The Ginny Simms Show
- Other names: Johnny Presents The Purple Heart Show Talent Theater Ginny Simms Song Book
- Genre: Musical variety
- Country of origin: United States
- Language: English
- Syndicates: CBS NBC
- Hosted by: Ginny Simms
- Announcer: Don Wilson Frank Bingman
- Original release: September 19, 1941 – March 18, 1951
- Sponsored by: Philip Morris Borden milk

= The Ginny Simms Show =

The Ginny Simms Show is an umbrella title that can refer to any of several radio musical variety shows in the United States. The versions were broadcast on CBS and NBC beginning September 19, 1941, and ending March 18, 1951.

==Background==
Beginning as Johnny Presents, the program went through several iterations over its lifespan. (The initial sponsor was Philip Morris cigarettes; Johnny was the product spokesman.) The title was changed to Johnny Presents Ginny Simms in 1943. It later became The Purple Heart Show to focus on servicemen who were wounded in World War II. Talent Theater followed, as Simms presented military men who had been in show business before the war and wanted to find jobs in that field again.

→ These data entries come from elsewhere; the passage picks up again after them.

+    constexpr int T = C::T, W = C::W, D = C::D, PF = C::PF, G0 = C::G0, TZ = C::TZ, CH = C::CH, CW = C::CW,
+                  RS = C::RS, OS = C::OS;
     constexpr int WB = CW + 2 * R;
     extern __shared__ __align__(16) unsigned char yz_smem[];
-    float* ring = reinterpret_cast<float*>(yz_smem);
+    float2* ring = reinterpret_cast<float2*>(yz_smem);
     double* stage = reinterpret_cast<double*>(yz_smem + C::ring_bytes);
     float* sout = reinterpret_cast<float*>(yz_smem + C::ring_bytes + C::stage_bytes);
     const int tid = threadIdx.x;
-    const int x = blockIdx.x / n_ztiles, zt = blockIdx.x - x * n_ztiles;
+    const bool second = (int)blockIdx.x >= g0.ctas;
+    const int b = (int)blockIdx.x - (second ? g0.ctas : 0);
+    const int ny = second ? g1.ny : g0.ny, nz = second ? g1.nz : g0.nz;
+    const int n_ztiles = second ? g1.n_ztiles : g0.n_ztiles;
+    const int x = b / n_ztiles, zt = b - x * n_ztiles;
     const int z0 = zt * TZ;
+    const size_t plane = (size_t)x * ny * nz;
+    const float2* PQ = (second ? g1.PQ : g0.PQ) + plane;
+    float* log_out = (second ? g1.log_out : g0.log_out) + plane;
+    float* gauss_out = (second ? g1.gauss_out : g0.gauss_out) + plane;
     int zc = z0 - R + tid;
     if (zc >= nz + R) zc = nz + R - 1;
     zc = mad_reflect(zc, nz);
-    const long long plane = (long long)x * ny * nz;
-    const long long base = plane + zc;
     const int q_end = ny + 2 * R;
-    float* my = ring + tid;
-    auto issue = [&](int grp) {
-        const int q0 = grp * T;
-        float* dst0 = my + ((q0 & (D - 1)) * 2) * 128;
+    float2* my = ring + tid;
+    int q0 = 0;
+    const float2* p_row = PQ + zc - (long long)R * nz;
+    auto issue = [&]() {
+        float2* dst0 = my + (q0 & (D - 1)) * 128;
         if (q0 >= R && q0 + T <= ny + R) {
-            const float* p0 = P0 + base + (long long)(q0 - R) * nz;
-            const float* p1 = Q0 + base + (long long)(q0 - R) * nz;
+            const float2* p = p_row;
 #pragma unroll
             for (int i = 0; i < T; ++i) {
-                cp_async4(dst0 + i * 256, p0 + (long long)i * nz);
-                cp_async4(dst0 + i * 256 + 128, p1 + (long long)i * nz);
+                cp_async8(dst0 + i * 128, p);
+                p += nz;
             }
         } else {
 #pragma unroll
             for (int i = 0; i < T; ++i) {
-                const int q = q0 + i;
-                if (q < q_end) {
-                    const long long off = base + (long long)mad_reflect(q - R, ny) * nz;
-                    cp_async4(dst0 + i * 256, P0 + off);
-                    cp_async4(dst0 + i * 256 + 128, Q0 + off);
-                }
+                if (q0 + i < q_end)
+                    cp_async8(dst0 + i * 128, p_row + (long long)(mad_reflect(q0 + i - R, ny) - (q0 - R)) * nz);
             }
         }
         cp_async_commit();
+        q0 += T;
+        p_row += T * nz;
     };
 #pragma unroll
-    for (int grp = 0; grp <= PF; ++grp) issue(grp);
+    for (int grp = 0; grp <= PF; ++grp) issue();
     cp_async_wait<PF + 1 - G0>();
     ACC wa[W], wb[W];
 #pragma unroll
     for (int i = 0; i < 2 * R; ++i) {
-        wa[i] = (ACC)my[(i * 2) * 128];
-        wb[i] = (ACC)my[(i * 2 + 1) * 128];
-    }
-#pragma unroll
-    for (int grp = PF + 1; grp <= PF + G0; ++grp) issue(grp);
+        const float2 v = my[i * 128];
+        wa[i] = (ACC)v.x;
+        wb[i] = (ACC)v.y;
+    }
+#pragma unroll
+    for (int grp = PF + 1; grp <= PF + G0; ++grp) issue();
     const int br = tid / CH, bc = tid - br * CH;
     const bool b_active = (z0 + bc * CW) < nz;
     int grp = G0;
     for (int a = 0; a < ny; a += T, ++grp) {
         cp_async_wait<PF>();
+        const float2* src = my + ((grp * T) & (D - 1)) * 128;
 #pragma unroll
         for (int i = 0; i < T; ++i) {
-            const int slot = (grp * T + i) & (D - 1);
-            wa[2 * R + i] = (ACC)my[(slot * 2) * 128];
-            wb[2 * R + i] = (ACC)my[(slot * 2 + 1) * 128];
-        }
-        issue(grp + PF + 1);
+            const float2 v = src[i * 128];
+            wa[2 * R + i] = (ACC)v.x;
+            wb[2 * R + i] = (ACC)v.y;
+        }
+        issue();
         {
             float r0[T], r2[T], r1[T];
             conv_both_rows<R, T, ACC>(wa, w, r0, r2);
@@ -896,9 +916,9 @@
         if (b_active && br < rows) {
             ACC win[WB];
             auto load_window = [&](int arr) {
-                const double* src = stage + (arr * T + br) * RS + bc * CW;
-#pragma unroll
-                for (int q = 0; q < WB; ++q) win[q] = (ACC)src[q];
+                const double* s = stage + (arr * T + br) * RS + bc * CW;
+#pragma unroll
+                for (int q = 0; q < WB; ++q) win[q] = (ACC)s[q];
             };
             float gs[CW], t3[CW], t2[CW], t1[CW];
             load_window(0);
@@ -919,14 +939,16 @@
         __syncthreads();
         if (tid < TZ && z0 + tid < nz) {
             const float* so = sout + tid;
-            float* lo_p = log_out + plane + (long long)a * nz + z0 + tid;
-            float* ga_p = gauss_out + plane + (long long)a * nz + z0 + tid;
+            float* lo = log_out + (a * nz + z0 + tid);
+            float* ga = gauss_out + (a * nz + z0 + tid);
 #pragma unroll
             for (int r = 0; r < T; ++r) {
                 if (r < rows) {
-                    lo_p[(long long)r * nz] = so[(0 * T + r) * OS];
-                    ga_p[(long long)r * nz] = so[(1 * T + r) * OS];
+                    *lo = so[(0 * T + r) * OS];
+                    *ga = so[(1 * T + r) * OS];
                 }
+                lo += nz;
+                ga += nz;
             }
         }
     }
@@ -938,11 +960,20 @@
     return 5 * v;
 }
 
+struct LogGrid {
+    const float* grid;
+    int nx, ny, nz;
+    float* log_out;
+    float* gauss_out;
+    float* ws;
+};
+
 template <int R, typename ACC>
-static int log_gauss_launch(const float* grid, int nx, int ny, int nz, const ConvW& w, float scale, float* log_out,
-                            float* gauss_out, float* ws, cudaStream_t st) {
-    const size_t v = mad_align_up((size_t)nx * ny * nz * sizeof(float), 256) / sizeof(float);
-    float *P0 = ws, *Q0 = ws + v, *P01 = ws + 2 * v, *Rr = ws + 3 * v, *S = ws + 4 * v;
+static int log_gauss_launch(const LogGrid* grids, int n_grids, const ConvW& w, float scale, cudaStream_t st) {
+    auto parts = [](const LogGrid& g, int i) {
+        const size_t v = mad_align_up((size_t)g.nx * g.ny * g.nz * sizeof(float), 256) / sizeof(float);
+        return g.ws + i * v;
+    };
     const int sms = mad_sm_count();
     auto segs_for = [&](long long lines, int n) {
         long long ctas = mad_ceil_div(lines, 128);
@@ -950,91 +981,113 @@
         int seg_len = (int)mad_ceil_div(mad_ceil_div(n, segs), 16) * 16;
         return seg_len;
     };
-    {
-        const long long inner = (long long)ny * nz;
-        const int seg_len = segs_for(inner, nx);
-        dim3 grid_dim((unsigned)mad_ceil_div(inner, 128), (unsigned)mad_ceil_div(nx, seg_len));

Eventually The Ginny Simms Show evolved.

The one constant throughout all of the versions was Ginny Simms, singer and hostess, who had been a featured vocalist with Kay Kyser's orchestra before she went out on her own.

Borden Milk sponsored The Ginny Simms Show in 1945-1947. Don Wilson was the announcer of the half-hour show, and guest singers joined Simms. Frank DeVol led the orchestra. In December 1946, Donald O'Connor became the program's regular comedian. Ginny Simms Song Book was broadcast in 1950-1951. It was 15 minutes long, with Frank Graham as the announcer and music by the Buddy Cole Trio. Also known as the Ginny Simms Song Shop, the program was produced and written by Betty Jones. Its guest stars included Curt Massey and Eddie Bracken.

Other individuals and groups who were involved with the program included writer Milton Merlin, Ray Block and his orchestra, the Bombardiers Chorus, Edgar Fairchild and his orchestra, and announcer Frank Bingman.

==Format==
On April 7, 1945, the trade publication Billboard reported on four phases of evolution of the program's format:
1. Early in World War II, Simms interviewed men in camps.
2. As time went on, she focused on men who had returned from overseas.
3. The emphasis then changed to her interviewing men who had been wounded.
4. By 1945, each of the show's broadcasts included a performance by a discharged serviceman who sought a career in entertainment.